Pansus merekomendasikan simulasi risiko fiskal terhadap perlambatan ekonomi nasional dan perubahan kebijakan transfer pusat. Pemerintah Provinsi juga diminta untuk menyusun strategi intensifikasi dan ekstensifikasi pendapatan, didukung basis data wajib pajak yang kuat, tanpa membebani masyarakat kecil dan pelaku UMKM.
Terkait indikator makro pembangunan seperti angka kemiskinan dan Gini Ratio, Pansus menilai target yang ditetapkan terlalu ambisius tanpa strategi mitigasi konkret, terutama mengingat ketergantungan fiskal daerah terhadap kebijakan pusat dan gejolak ekonomi global.
Partisipasi publik juga menjadi sorotan.
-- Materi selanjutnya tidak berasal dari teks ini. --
@@ -1681,7 +1703,11 @@
         double Us[NEQ];
         typename PH::WallFlux w;
         PH::visc_pass_state(pq, nb, pass, u, n, Us, w);
-        if constexpr (coulomb_tab<C, PH>())
+        if constexpr (!std::is_same<CWIN, NoCoulombWindow>::value) {
+          if constexpr (TPSRHS_COULOMB_WINDOW_GRAD_POOL) win.clear();
+          PH::template visc_point_lean<true>(pq, Us, w, cf, win);
+        }
+        else if constexpr (coulomb_tab<C, PH>())
           PH::template visc_point_lean<true>(pq, Us, w, cf);
         else
           PH::visc_point_lean(pq, Us, w, cf);
@@ -1957,9 +1983,18 @@
     asm volatile("s_waitcnt vmcnt(0)" ::: "memory");
     const double *gq = gradUp;
     const unsigned node = static_cast<unsigned>(e0 + le_n) * C::NPE + nd;
-    if constexpr (PH::LEAN_ONE_HEX && C::EPB == 1 && C::BLOCK % C::LN == 0 && !TPSRHS_LEAN_GENERAL)
-      visc_phase_lean1<C, PH>(m, sFI, prm, e0, sU, gq, node_on, sJ, sUp, sW, sV, tab, ct, TB, tid STAMP_ARG);
-    else
+    if constexpr (PH::LEAN_ONE_HEX && C::EPB == 1 && C::BLOCK % C::LN == 0 && !TPSRHS_LEAN_GENERAL) {
+      typedef CoulombWin<C, PH, TPSRHS_COULOMB_WINDOW_GRAD> CW;
+      typename CW::type win;
+      if constexpr (CW::ON && TPSRHS_COULOMB_WINDOW_GRAD_POOL) {
+        static_assert(CW::DOUBLES <= L::SUP, "the window takes the T chunk of the pool");
+        win.create(sUp, prm.cwin != 0);
+      } else if constexpr (CW::ON) {
+        __shared__ __attribute__((aligned(16))) double sCw[CW::DOUBLES];
+        win.create(sCw, prm.cwin != 0);
+      }
+      visc_phase_lean1<C, PH>(m, sFI, prm, e0, sU, gq, node_on, sJ, sUp, sW, sV, tab, ct, TB, tid, win STAMP_ARG);
+    } else
       visc_phase_lean3d<C, PH>(m, sFI, prm, e0, sU, gq, node_on, node, sJ, sUp, sW, sV, tab, ct, TB, tid STAMP_ARG);
     STAMP_FLUSH();
     return;
@@ -2599,7 +2634,13 @@
       const typename PH::State st = PH::make_state(prm, uc);
       speed = PH::max_char_speed(prm, uc, st);
       typename PH::FluxCoef fc;
-      if constexpr (coulomb_tab<C, PH>())
+      if constexpr (CoulombWin<C, PH, TPSRHS_COULOMB_WINDOW_FLUX>::ON) {
+        typedef CoulombWin<C, PH, TPSRHS_COULOMB_WINDOW_FLUX> CW;
+        __shared__ __attribute__((aligned(16))) double sCw[CW::DOUBLES];
+        typename CW::type win;
+        win.create(sCw, prm.cwin != 0);
+        PH::template flux_coeffs<true>(prm, uc, st, fc, win);
+      } else if constexpr (coulomb_tab<C, PH>())
         PH::template flux_coeffs<true>(prm, uc, st, fc);
       else if constexpr (PH::TWO_STEP)
         PH::flux_coeffs(prm, uc, st, fc);
diff --git a/tps_amd/csrc/physics_plasma.hpp b/tps_amd/csrc/physics_plasma.hpp
--- a/tps_amd/csrc/physics_plasma.hpp
+++ b/tps_amd/csrc/physics_plasma.hpp
@@ -59,6 +59,7 @@
   int eq_system, use_bc_in_grad, num_bcs, axisymmetric;
   BcDev bc[PLASMA_MAXBC];
   const double *ctab;
+  int cwin;
 };
 
 __device__ inline double ipow(double x, int k) {
@@ -207,6 +208,82 @@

Meskipun diklaim melibatkan berbagai pemangku kepentingan, masukan dari masyarakat, akademisi, dan pelaku usaha dinilai belum terlihat dalam penentuan program prioritas.
“Perlu dokumentasi kontribusi stakeholders agar arah kebijakan lebih akurat. Visi ‘Sulsel Maju dan Berkarakter’ telah dicantumkan, tetapi indikator pembangunan karakter sosial dan budaya belum jelas,” ujarnya.
Pansus juga menyoroti tidak adanya skenario antisipatif terhadap perubahan kebijakan fiskal nasional, seperti program makan siang gratis atau subsidi pangan. Evaluasi efektivitas belanja daerah pun dinilai lemah karena belum menggunakan pendekatan seperti Incremental Capital Output Ratio (ICOR) yang dapat mengukur efektivitas belanja terhadap pertumbuhan ekonomi.
Yang tidak kalah penting, dokumen RPJMD juga belum menyajikan roadmap pembiayaan jangka menengah, termasuk analisis keberlanjutan fiskal atau Debt Sustainability Analysis (DSA). Padahal, strategi fiskal jangka menengah penting disusun untuk mengantisipasi risiko utang, penurunan pendapatan, atau pelemahan nilai tukar.
Dengan sederet catatan ini, Pansus DPRD Sulsel mendesak Pemerintah Provinsi untuk segera merevisi dan menyempurnakan dokumen RPJMD agar benar-benar dapat menjadi rujukan utama pembangunan Sulawesi Selatan lima tahun ke depan.
“RPJMD bukan hanya sekadar dokumen administratif, tetapi harus mencerminkan kebutuhan riil masyarakat dan mampu menjawab tantangan pembangunan yang semakin kompleks,” tegas Andi Patarai.